Point 4: For DRIFT spectra of NO adsorption, blank samples without copper should be provided.

 

Response 4: According to the suggestion of the reviewer, we carried out the blank experiment of H-type zeolite, but no characteristic peak of NO was found in the 1650-2150 cm^-1 region. In addition, we have also consulted the relevant literatures of DRIFTS-NO, and there is almost no introduction of NO characteristic peaks outside the 1650-2150 cm^-1 region. Therefore, we believe that there is no addition if it is not comparable with copper based zeolites.

 

Point 5: For Brønsted and Lewis acid sites, the pyridine adsorption test is more common. So the reviewer suggest to provide the pyridine IR spectra at least for the best catalyst: Cu-SSZ-13. Meanwhile, the recent paper about complete acidity analysis of zeolites should be cited.

 

Response 5: First of all, I'm very sorry that because of the Chinese New Year holiday and winter holiday and our laboratory does not have the test conditions for pyridine IR , the test school we contacted needs to wait until the middle and late February to resume the test, so this experiment cannot be completed in a short time. Secondly, in order to better identify the Bronsted and Lewis acid sites in the zeolites, and we have consulted a large number of literatures on the characterization of acid sites (including pyridine IR), so that we have a deeper understanding of the types and distribution of acid sites. Although pyridine IR is more common, DRIFTS-NH₃ can also well reflect the presence of Bronsted and Lewis acid sites. Therefore, we have adjusted the sequence of DRIFTS-NH₃ and NH₃-TPD, and the DRIFTS-NH₃ spectra was re-analyzed and the contents of this section were completely revised. We have found all the characteristic peaks representing Lewis and Bronsted acid sites in the DRIFTS-NH₃ spectra, and redefined these two acid sites. The specific content is Four Bønsted acid sites exist on the zeolite catalysts surface, namely Si-OH, Cu-OH, Al-OH and Al-OH-Si, and the Lewis acid sites are mainly two types of Cu exchange sites, which are isolated copper ions in CHA cage and 6-MR (See the paper, the modified content has been marked in red). Thirdly, we have added three new papers on the acidity analysis of zeolite. Finally, I will add pyridine IR characterization in my doctoral thesis to enrich the experimental content and better and more scientific reaction experimental conclusions.

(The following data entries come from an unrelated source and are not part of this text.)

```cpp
__global__ void split_A_bf16x3(const double* __restrict__ R, int d, int c0, int ncol, int cbt,
                               int nch, int kc , int np ,
                               uint4* __restrict__ out) {
  const int per_chunk = kc * np * cbt * 64;
  const int total = nch * kc * cbt * 64;
  for (int i = blockIdx.x * blockDim.x + threadIdx.x; i < total; i += gridDim.x * blockDim.x) {
    const int lane = i & 63;
    int r = i >> 6;
    const int mt = r % cbt;
    r /= cbt;
    const int ks = r % kc, ch = r / kc;
    const int col = mt * 16 + (lane & 15);
    const int k0 = (ch * kc + ks) * 32 + 8 * (lane >> 4);
    unsigned int w[3][4] = {{0, 0, 0, 0}, {0, 0, 0, 0}, {0, 0, 0, 0}};
    for (int j = 0; j < 8; ++j) {
      double v = (col < ncol && k0 + j < d) ? R[(int64_t)(c0 + col) * d + k0 + j] : 0.0;
      for (int p3 = 0; p3 < 3; ++p3) {
        const __hip_bfloat16 b = __float2bfloat16((float)v);
        v -= (double)__bfloat162float(b);
        const unsigned int bits = (unsigned int)__builtin_bit_cast(unsigned short, b);
        w[p3][j >> 1] |= bits << ((j & 1) * 16);
      }
    }
    for (int p3 = 0; p3 < np; ++p3)
      out[(size_t)ch * per_chunk + ((ks * np + p3) * cbt + mt) * 64 + lane] =
          make_uint4(w[p3][0], w[p3][1], w[p3][2], w[p3][3]);
  }
}

template <int CBT, int NT , bool RESIDENT ,
          int WAVES , class TP = float ,
          int NTERM = 1 ,
          int NP = 3 , int KC = kB3KC ,
          bool CODES = false ,
          int RD = 4 >
__global__ __launch_bounds__(WAVES * 64) void proj_bf16x3(
    const __hip_bfloat16* __restrict__ X, int64_t n, int d, const uint4* __restrict__ Aimg,
    int nch , int c0, int ncol, TP* __restrict__ P, int64_t ldp, int64_t ntiles,
    uint16_t* __restrict__ Cd, int64_t ldc, const unsigned long long* __restrict__ cmm, int cL, int cLc) {
  extern __shared__ __attribute__((aligned(16))) uint4 lds_a[];
  constexpr int CH16 = KC * NP * CBT * 64;
  constexpr int kB3NT = NT, kB3Pts = WAVES * NT * 16, NTHR = WAVES * 64;
  constexpr int ST = CH16 / NTHR;
  static_assert(KC == 2 || KC == 4, "the B ring is addressed by (chunk parity, k-step)");
  static_assert(NT % 2 == 0 && CH16 % NTHR == 0, "point tiles are stored in pairs; whole staging rounds");
// ... 373 lines not shown
        v.v[e] = ok ? val[idx] : (T)0;
      }
    }
  };
  auto column = [&](int j, int e) { return 4 * NP * ((rho + j) & (NR - 1)) + NP * q + e; };
  auto sums = [&](int64_t gg, T (&dst)[NR][NP]) {
    const int64_t r = gg * 16 + (lane >> 2);
#pragma unroll
    for (int j = 0; j < NR; ++j)
#pragma unroll
      for (int e = 0; e < NP; ++e) {
        const int c = column(j, e);
        dst[j][e] = (gg < ngroups && r < n && c < ncol) ? P[(int64_t)c * ldp + r] : (T)0;
      }
  };

  int64_t a, b, an, bn;
  range(g, a, b);
  int64_t j0 = b;
  C4 cc;
  V4 vc;
  fetch(a, j0, cc, vc);
  range(g + wave_stride, an, bn);
  T acc[NR][NP], nat[NR][NP];
#pragma unroll
  for (int j = 0; j < NR; ++j)
#pragma unroll
    for (int e = 0; e < NP; ++e) acc[j][e] = nat[j][e] = (T)0;
  if (part == 2) sums(g, acc);
  for (;;) {
    const bool more = __any(j0 - 16 > a);
    const int64_t gn = g + wave_stride;
    const bool last = !more && gn >= ngroups;
    const int64_t na = more ? a : an, nj0 = more ? j0 - 16 : bn;
    C4 cn;
    V4 vn;
    if (!last) fetch(na, nj0, cn, vn);
    if (!more && !last && part == 2) sums(gn, nat);
    int mycolb[4];
    T myval[4];
#pragma unroll
    for (int e = 0; e < 4; ++e) {
      mycolb[e] = (cc.v[e] - k_lo) * G::kRowBytes;
      myval[e] = vc.v[e];
    }
    const int64_t rem = j0 - a;
    if (__any(rem >= 1)) {
      csr_group32<T, 3, FUSED>(mycolb, myval, rp, acc);
      if (__any(rem >= 5)) {
        csr_group32<T, 2, FUSED>(mycolb, myval, rp, acc);
        if (__any(rem >= 9)) {
          csr_group32<T, 1, FUSED>(mycolb, myval, rp, acc);
          if (__any(rem >= 13)) csr_group32<T, 0, FUSED>(mycolb, myval, rp, acc);
        }
      }
    }
    if (!more) {
      const int64_t row = g * 16 + (lane >> 2);
      if (row < n) {
#pragma unroll
        for (int j = 0; j < NR; ++j)
#pragma unroll
          for (int e = 0; e < NP; ++e) {
            const int c = column(j, e);
            if (c < ncol) P[(int64_t)c * ldp + row] = acc[j][e];
          }
      }
      if (last) break;
      g = gn;
      a = an;
      b = bn;
      range(g + wave_stride, an, bn);
#pragma unroll
      for (int j = 0; j < NR; ++j)
#pragma unroll
        for (int e = 0; e < NP; ++e) acc[j][e] = nat[j][e];
    }
    j0 = nj0;
    cc = cn;
    vc = vn;
  }
}

template <class TIn, class TC, int D, int CBT, int KS>
int32_t launch_wide(rpt_ctx* ctx, const rpt_dataset* ds, int k0, int kvalid, int accumulate, int c0,
                    int ncol, const TC* Ab, TC* P, int64_t ntiles, int64_t blocks,
                    const CodeOut* co ) {
  constexpr int WPB = 8;
  constexpr size_t smem = wide_smem_bytes<TC, D, CBT, KS, WPB>();
  static DeviceOnce attr_once;
  RPT_TRY(attr_once.run(ctx->device, [&]() -> int32_t {
    RPT_HIP(hipFuncSetAttribute(
        reinterpret_cast<const void*>(&proj_mfma_wide<TIn, TC, D, CBT, KS, WPB, false>),
        hipFuncAttributeMaxDynamicSharedMemorySize, (int)smem));
    RPT_HIP(hipFuncSetAttribute(
        reinterpret_cast<const void*>(&proj_mfma_wide<TIn, TC, D, CBT, KS, WPB, true>),
        hipFuncAttributeMaxDynamicSharedMemorySize, (int)smem));
    return RPT_OK;
  }));
  if (co)
    hipLaunchKernelGGL((proj_mfma_wide<TIn, TC, D, CBT, KS, WPB, true>), dim3((unsigned)blocks),
                       dim3(WPB * 64), smem, ctx->stream, (const TIn*)ds->X + k0, ds->n, Ab, c0,
                       ncol, P, ds->n, ntiles, (int64_t)ds->d, accumulate, kvalid, co->codes, co->ld,
                       co->mm, co->L, co->Lc);
  else
    hipLaunchKernelGGL((proj_mfma_wide<TIn, TC, D, CBT, KS, WPB, false>), dim3((unsigned)blocks),
                       dim3(WPB * 64), smem, ctx->stream, (const TIn*)ds->X + k0, ds->n, Ab, c0,
                       ncol, P, ds->n, ntiles, (int64_t)ds->d, accumulate, kvalid,
                       (uint16_t*)nullptr, (int64_t)0, (const unsigned long long*)nullptr, 1, 0);
  return RPT_OK;
}

template <class TIn, class TC>
int32_t launch_mfma(rpt_ctx* ctx, const rpt_dataset* ds, const double* R_dev, int32_t C,
                    TC* P, const CodeOut* co, bool* codes_written) {
  const int64_t n = ds->n;
  const int64_t ntiles = (n + 15) / 16;
  constexpr int kPiece = 16 / (int)sizeof(TIn);
  if (ds->d % kPiece == 0) {
    constexpr int D = 128;
    const int nkc = (ds->d + D - 1) / D;
    if (nkc == 1 && C > 32 && !co && n <= 65536 && !ctx->opt.proj_narrow) {
      const int ngrp = (C + 31) / 32;
      const size_t frag1 = (size_t)(D / 4) * 64;
      DevBuf<TC> Ag;
      RPT_TRY(Ag.alloc((size_t)ngrp * 2 * frag1));
      hipLaunchKernelGGL(pad_A_kernel<TC>, dim3(64), dim3(256), 0, ctx->stream, R_dev, C, ds->d, D, ngrp, 2,
                         0, 0, Ag.p);
      int64_t bx = (ntiles + 3) / 4;
      const int64_t capx = ((int64_t)ctx->n_cu * 8 + ngrp - 1) / ngrp;
      if (bx > capx) bx = capx;
      if (bx < 1) bx = 1;
      ProfScope pn(ctx, RPT_PROF_PROJECT);
      hipLaunchKernelGGL((proj_mfma_fast_groups<TIn, TC, D>), dim3((unsigned)bx, (unsigned)ngrp), dim3(256), 0,
                         ctx->stream, (const TIn*)ds->X, n, Ag.p, C, P, n, ntiles, (int64_t)ds->d, ds->d);
      RPT_HIP(hipGetLastError());
      return RPT_OK;
    }
    struct Pass {
      int c0, ncol, tiles;
    };
    std::vector<Pass> passes;
    constexpr int KS8 = sizeof(TC) == 8 ? 8 : 4;
    {
      const bool wide_ok = !ctx->opt.proj_narrow;
      int c0 = 0;
      while (c0 < C) {
        const int left = C - c0;
        int take, tiles;
        if (!wide_ok || left <= 32) {
          take = left < 32 ? left : 32;
          tiles = 0;
        } else if (left <= 64) {
          take = left;
          tiles = 4;
        } else if (left <= 96) {
          take = left;
          tiles = 6;
        } else if (left <= 128) {
          take = left;
          tiles = 8;
        } else if (sizeof(TC) == 4 && left <= 160) {
          take = left;
          tiles = left <= 144 ? 9 : 10;
        } else {
          take = 96;
          tiles = 6;
        }
        passes.push_back(Pass{c0, take, tiles});
        c0 += take;
      }
    }
    const size_t frag = (size_t)(D / 4) * 64;
    size_t total_tiles = 0;
    for (const Pass& ps : passes) total_tiles += ps.tiles ? ps.tiles : 2;
    DevBuf<TC> Afrag;
    RPT_TRY(Afrag.alloc(total_tiles * nkc * frag));
    {
      size_t off = 0;
      for (int kc = 0; kc < nkc; ++kc)
        for (const Pass& ps : passes) {
          const int tl = ps.tiles ? ps.tiles : 2;
          hipLaunchKernelGGL(pad_A_kernel<TC>, dim3(16), dim3(256), 0, ctx->stream, R_dev, C, ds->d,
                             D, 1, tl, ps.c0, kc * D, Afrag.p + off);
          off += (size_t)tl * frag;
        }
    }
    int64_t wblocks = (ntiles + 7) / 8;
    if (wblocks > ctx->n_cu) wblocks = ctx->n_cu;
    int64_t blocks = (ntiles + 3) / 4;
    const int64_t cap = (int64_t)ctx->n_cu * 2;
    if (blocks > cap) blocks = cap;
    size_t off = 0;
    for (int kc = 0; kc < nkc; ++kc) {
      const int k0 = kc * D, accumulate = kc > 0;
      const int kvalid = ds->d - k0 < D ? ds->d - k0 : D;
      const CodeOut* cop = (co && kc == nkc - 1) ? co : nullptr;
      for (const Pass& ps : passes) {
        const TC* Ab = Afrag.p + off;
        off += (size_t)(ps.tiles ? ps.tiles : 2) * frag;
        if (ps.tiles) {
          ProfScope pw(ctx, RPT_PROF_PROJECT_WIDE);
          switch (ps.tiles) {
            case 10:
            case 9:
              if constexpr (sizeof(TC) == 4) {
                if (ps.tiles == 10)
                  RPT_TRY((launch_wide<TIn, TC, D, 10, 4>(ctx, ds, k0, kvalid, accumulate, ps.c0, ps.ncol, Ab, P,
                                                          ntiles, wblocks, cop)));
                else
                  RPT_TRY((launch_wide<TIn, TC, D, 9, 4>(ctx, ds, k0, kvalid, accumulate, ps.c0, ps.ncol, Ab, P,
                                                         ntiles, wblocks, cop)));
              }
              break;
            case 8:
              RPT_TRY((launch_wide<TIn, TC, D, 8, KS8>(ctx, ds, k0, kvalid, accumulate, ps.c0,
                                                       ps.ncol, Ab, P, ntiles, wblocks, cop)));
              break;
            case 6:
              RPT_TRY((launch_wide<TIn, TC, D, 6, 4>(ctx, ds, k0, kvalid, accumulate, ps.c0,
                                                     ps.ncol, Ab, P, ntiles, wblocks, cop)));
              break;
            default:
              RPT_TRY((launch_wide<TIn, TC, D, 4, 2>(ctx, ds, k0, kvalid, accumulate, ps.c0,
                                                     ps.ncol, Ab, P, ntiles, wblocks, cop)));
          }
        } else {
          ProfScope pn(ctx, RPT_PROF_PROJECT);
#define RPT_FAST(CBT_, CODES_)                                                                  \
  hipLaunchKernelGGL((proj_mfma_fast<TIn, TC, D, CBT_, CODES_>), dim3((unsigned)blocks), dim3(256), \
                     0, ctx->stream, (const TIn*)ds->X + k0, n, Ab, ps.c0, ps.ncol, P, n, ntiles,  \
                     (int64_t)ds->d, accumulate, kvalid, cop ? cop->codes : (uint16_t*)nullptr,    \
                     cop ? cop->ld : (int64_t)0, cop ? cop->mm : (const unsigned long long*)nullptr, \
                     cop ? cop->L : 1, cop ? cop->Lc : 0)
          if (ps.ncol > 16) {
            if (cop) RPT_FAST(2, true);
            else RPT_FAST(2, false);
          } else {
            if (cop) RPT_FAST(1, true);
            else RPT_FAST(1, false);
          }
#undef RPT_FAST
        }
      }
    }
    RPT_HIP(hipGetLastError());
    if (co && codes_written) *codes_written = true;
    return RPT_OK;
  }
  constexpr int WAVES = 4;
  int64_t blocks = (ntiles + WAVES - 1) / WAVES;
  const int64_t cap = (int64_t)ctx->n_cu * 8;
  if (blocks > cap) blocks = cap;
  if (blocks < 1) blocks = 1;
  for (int c0 = 0; c0 < C; c0 += 32) {
    const int ncol = C - c0 < 32 ? C - c0 : 32;
    ProfScope ps(ctx, RPT_PROF_PROJECT);
    if (ncol > 16)
      hipLaunchKernelGGL((proj_mfma<TIn, TC, 2, 128, WAVES>), dim3((unsigned)blocks),
                         dim3(WAVES * 64), 0, ctx->stream, (const TIn*)ds->X, n, ds->d, R_dev,
                         c0, ncol, P, n, ntiles);
    else
      hipLaunchKernelGGL((proj_mfma<TIn, TC, 1, 128, WAVES>), dim3((unsigned)blocks),
                         dim3(WAVES * 64), 0, ctx->stream, (const TIn*)ds->X, n, ds->d, R_dev,
                         c0, ncol, P, n, ntiles);
  }
  RPT_HIP(hipGetLastError());
  return RPT_OK;
}
// ... 368 lines not shown
```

We tried our best to improve the manuscript and made some changes in the manuscript. These changes will not influence the content and framework of the paper. And here we did not list the changes but marked in red in revised paper. We appreciate for Editors/Reviewers’ warm work earnestly, and hope that the correction will meet with approval.

Once again, thank you very much for your comments and suggestions.

 

Yours sincerely，

Wenyi Zhao

Round 2

Reviewer 1 Report

This manuscript provides a comprehensive interpretation of acid content and metal species in NH₃-SCR, considering similar Cu and Al contents with respect to active metal species and acid points in zeolites in NH3-SCR. The relationship between acid quality and catalytic activity is also analyzed in detail based on NH₃-TPD and IR. The manuscript can be accepted without additional revisions.